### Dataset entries
○ ○ ○

+  const float galpha = k.galpha;
   float gr[8], yr[GACT ? 8 : 1], xr[8 * NJ], bsum[8];
   unsigned gmask = 0, xmask = 0;
 #pragma unroll
   for (int j = 0; j < 8; ++j) bsum[j] = 0.f;
   auto load = [&](int tile) {
-    const float* __restrict__ Gp = a.G;
-    const float* __restrict__ Yp = a.gy;
-    KSlice sbase = kernarg_srcs();
-    if constexpr (MULTI) {
-      const int u = tile / P.use_tiles;
-      tile -= u * P.use_tiles;
-      Gp = *(KFPtr)(kernarg_base() + offsetof(WgMulti, uG) + u * sizeof(FPtr));
-      if (GACT) Yp = *(KFPtr)(kernarg_base() + offsetof(WgMulti, uy) + u * sizeof(FPtr));
-      sbase = (KSlice)(kernarg_base() + offsetof(WgMulti, usrc)) + u * kMaxSrc;
-    }
-    const int b = tile / a.tiles_img, trem = tile - b * a.tiles_img;
-    const int ty0 = (trem / a.tiles_x) * TH, tx0 = (trem % a.tiles_x) * TW;
+    const float* __restrict__ Gp = k.G;
+    const float* __restrict__ Yp = k.gy;
+    KSlice sbase = k.srcs;
+    if constexpr (TABLE) {
+      const int u = tile / k.use_tiles;
+      tile -= u * k.use_tiles;
+      Gp = *(KFPtr)(kernarg_base() + k.uG + u * sizeof(FPtr));
+      if (GACT) Yp = *(KFPtr)(kernarg_base() + k.uy + u * sizeof(FPtr));
+      sbase = (KSlice)(kernarg_base() + k.usrc) + u * kMaxSrc;
+    }
+    const int b = tile / k.tiles_img, trem = tile - b * k.tiles_img;
+    const int ty0 = (trem / k.tiles_x) * TH, tx0 = (trem % k.tiles_x) * TW;
     const int qy = lane / TW, qx = lane - qy * TW;
     const int oy = ty0 + qy, ox = tx0 + qx;
     const bool pin = oy < H && ox < W;
@@ -1181,15 +1187,16 @@
 #pragma unroll
     for (int r = 0; r < 16; ++r) acc[tp][r] = 0.f;
 
+  const int tfirst = k.tfirst, tstep = k.tstep;
   if (tbeg < tend) {
-    load(tbeg);
+    load(tfirst + tbeg * tstep);
     store(0);
   }
   __syncthreads();
   for (int tl = tbeg; tl < tend; ++tl) {
     const int buf = (tl - tbeg) & 1;
     const bool more = tl + 1 < tend;
-    if (more) load(tl + 1);
+    if (more) load(tfirst + (tl + 1) * tstep);
     const float* Gs = smem + buf * STAGE;
     const float* Xs = Gs + 64 * GPAD;
     const float* ga = Gs + hi * GPAD + wo * 32 + (lane & 31);
@@ -1221,7 +1228,7 @@
     if (more) store(buf ^ 1);
     __syncthreads();
   }
-  float* wpart = a.part + (size_t)by * Cout * Cin * T;
+  float* wpart = k.wpart;
   const int c = c0 + wc * 32 + (lane & 31);
   const size_t tstride = (size_t)Cout * Cin;
   if (TAPSPLIT) {
@@ -1261,22 +1268,134 @@
     for (int j = 0; j < 8; ++j) {
       const float v = wave_sum(bsum[j]);
       const int o = o0 + wave * 8 + j;
-      if (lane == 0 && o < Cout) a.bpart[(size_t)by * Cout + o] = v;
-    }
-  }
-}
-
+      if (lane == 0 && o < Cout) k.bpart[o] = v;
+    }
+  }
+}
+
+template <int KH, int KW, int GACT, bool MULTI, int TG>
+__global__ __launch_bounds__(512) void wgrad2_kernel(typename WgParam<MULTI>::T P) {
+  const IgArgs& a = WgParam<MULTI>::ig(P);
+  constexpr int BC = HaloShapeW2<KH, KW, TG>::BC, T = KH * KW;
+  const int Cin = a.g.Cin, Cout = a.g.Cout;
+  const int noc = a.otiles * ((Cin + BC - 1) / BC);
+  const int nbx = (int)gridDim.x;
+  const int lin = xcd_remap((int)(blockIdx.x + blockIdx.y * gridDim.x), (int)(gridDim.x * gridDim.y));
+  const int bx = lin % nbx, by = lin / nbx;
+  const int tg = TG == 1 ? 0 : bx / noc;
+  const int t = bx - tg * noc;
+  const int ot = t % a.otiles, ct = t / a.otiles;
+  int ntiles = a.g.B * a.tiles_img;
+  if constexpr (MULTI) ntiles = P.use_tiles * P.nuse;
+  WgBlock k;
+  k.H = a.g.H, k.W = a.g.W, k.Cin = Cin, k.Cout = Cout;
+  k.cb1 = a.cbase[1], k.cb2 = a.cbase[2], k.cb3 = a.cbase[3];
+  k.tiles_x = a.tiles_x, k.tiles_img = a.tiles_img, k.use_tiles = 0;
+  k.o0 = ot * 64, k.c0 = ct * BC, k.tg = tg;
+  k.tbeg = by * a.chunks_per_split;
+  k.tend = min(ntiles, k.tbeg + a.chunks_per_split);
+  k.tfirst = 0, k.tstep = 1;
+  k.do_bias = a.gbias && ct == 0 && tg == 0;
+  k.galpha = a.galpha;
+  k.wpart = a.part + (size_t)by * Cout * Cin * T;
+  k.bpart = a.bpart + (size_t)by * Cout;
+  k.G = a.G, k.gy = a.gy, k.srcs = kernarg_srcs();
+  k.uG = k.uy = k.usrc = 0;
+  if constexpr (MULTI) {
+    k.use_tiles = P.use_tiles;
+    k.uG = offsetof(WgMulti, uG), k.uy = offsetof(WgMulti, uy), k.usrc = offsetof(WgMulti, usrc);
+  }
+  wgrad2_block<KH, KW, GACT, MULTI, TG>(k);
+}
+
+struct WgGroupMember {
+  int H, W, Cin, Cout, cb1, cb2, cb3;
+  int tiles_x, tiles_img, use_tiles, ntiles;
+  int otiles, noc, splits;
+  int use0;
+  int block0, fin0, fin_blocks;
+  int finish_q, wacc;
+  float galpha;
+  float* part;
+  float* bpart;
+  float* gweight;
+  float* gbias;
+};
+
+struct WgGroupHead {
+  int T;
+  int block0[kGroupMembers];
+  int fin0[kGroupMembers];
+  WgGroupMember m[kGroupMembers];
+};
+
+struct WgGroup {
+  WgGroupHead h;
+  Slice usrc[kGroupUses][kMaxSrc];
+  const float* uG[kGroupUses];
+  const float* uy[kGroupUses];
+};
+static_assert(sizeof(WgGroup) <= 4096, "grouped weight gradient: kernel arguments over 4 KiB");
+
+typedef __attribute__((address_space(4))) const WgGroupMember* KMember;
+
+__device__ __forceinline__ int group_member_of(const int (&first)[kGroupMembers], int id) {
+  int mi = 0;
+#pragma unroll
+  for (int i = 1; i < kGroupMembers; ++i) mi += id >= first[i] ? 1 : 0;
+  return mi;
+}
+
+template <int KH, int KW, int GACT>
+__global__ __launch_bounds__(512) void wgrad2_group_kernel(WgGroup P) {
+  constexpr int T = KH * KW;
+  const int lin = xcd_remap((int)blockIdx.x, (int)gridDim.x);
+  const int mi = group_member_of(P.h.block0, lin);
+  const KMember km = (KMember)(kernarg_base() + offsetof(WgGroup, h) + offsetof(WgGroupHead, m)) + mi;
+  const int local = lin - km->block0;
+  const int noc = km->noc, otiles = km->otiles;
+  const int by = local / noc, t = local - by * noc;
+  const int ot = t % otiles, ct = t / otiles;
+  const int Cin = km->Cin, Cout = km->Cout, use0 = km->use0;
+  WgBlock k;
+  k.H = km->H, k.W = km->W, k.Cin = Cin, k.Cout = Cout;
+  k.cb1 = km->cb1, k.cb2 = km->cb2, k.cb3 = km->cb3;
+  k.tiles_x = km->tiles_x, k.tiles_img = km->tiles_img, k.use_tiles = km->use_tiles;
+  k.o0 = ot * 64, k.c0 = ct * 64, k.tg = 0;
+  const int splits = km->splits, ntiles = km->ntiles;
+  k.tbeg = 0;
+  k.tend = (ntiles - by + splits - 1) / splits;
+  k.tfirst = by, k.tstep = splits;
+  k.do_bias = km->gbias && ct == 0;
+  k.galpha = km->galpha;
+  k.wpart = km->part + (size_t)by * Cout * Cin * T;
+  k.bpart = km->bpart + (size_t)by * Cout;
+  k.G = nullptr, k.gy = nullptr, k.srcs = kernarg_srcs();
+  k.uG = (unsigned)(offsetof(WgGroup, uG) + use0 * sizeof(FPtr));
+  k.uy = (unsigned)(offsetof(WgGroup, uy) + use0 * sizeof(FPtr));
+  k.usrc = (unsigned)(offsetof(WgGroup, usrc) + use0 * kMaxSrc * sizeof(Slice));
+  wgrad2_block<KH, KW, GACT, true, 1>(k);
+}
+
+
+struct WgFinish {
+  const float* part;
+  const float* bpart;
+  float* gweight;
+  float* gbias;
+  int wacc, Cout, Cin, T, splits, block, nblocks;
+};
 
 template <int Q>
-__global__ __launch_bounds__(256) void wgrad2_finish_kernel(IgArgs a, int splits) {
+__device__ __forceinline__ void wgrad2_finish_block(const WgFinish& a) {
   constexpr int EPW = 64 / Q;
-  const int Cout = a.g.Cout, Cin = a.g.Cin, T = a.g.KH * a.g.KW;
+  const int Cout = a.Cout, Cin = a.Cin, T = a.T, splits = a.splits;
   const long long oc = (long long)Cout * Cin, total = oc * T;
   const int lane = threadIdx.x & 63, q = lane / EPW, le = lane - q * EPW;
   const int per = (splits + Q - 1) / Q;
   const int s0 = min(splits, q * per), n = min(splits, s0 + per) - s0;
-  const long long wstride = (long long)gridDim.x * (blockDim.x / 64) * EPW;
-  for (long long eb = ((long long)blockIdx.x * (blockDim.x / 64) + (threadIdx.x >> 6)) * EPW; eb < total;
+  const long long wstride = (long long)a.nblocks * (blockDim.x / 64) * EPW;
+  for (long long eb = ((long long)a.block * (blockDim.x / 64) + (threadIdx.x >> 6)) * EPW; eb < total;
        eb += wstride) {
     const long long e = eb + le;
     const bool ok = e < total;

○ ○ ○

### Work task
The line above containing "km->W, k.Cin = Cin, k.Cout = Cout;", the line containing "km->bpart + (size_t)by * Cout;", and every line between them are to be transcribed exactly; no other line is wanted.

### Finished exercise
+  k.H = km->H, k.W = km->W, k.Cin = Cin, k.Cout = Cout;
+  k.cb1 = km->cb1, k.cb2 = km->cb2, k.cb3 = km->cb3;
+  k.tiles_x = km->tiles_x, k.tiles_img = km->tiles_img, k.use_tiles = km->use_tiles;
+  k.o0 = ot * 64, k.c0 = ct * 64, k.tg = 0;
+  const int splits = km->splits, ntiles = km->ntiles;
+  k.tbeg = 0;
+  k.tend = (ntiles - by + splits - 1) / splits;
+  k.tfirst = by, k.tstep = splits;
+  k.do_bias = km->gbias && ct == 0;
+  k.galpha = km->galpha;
+  k.wpart = km->part + (size_t)by * Cout * Cin * T;
+  k.bpart = km->bpart + (size_t)by * Cout;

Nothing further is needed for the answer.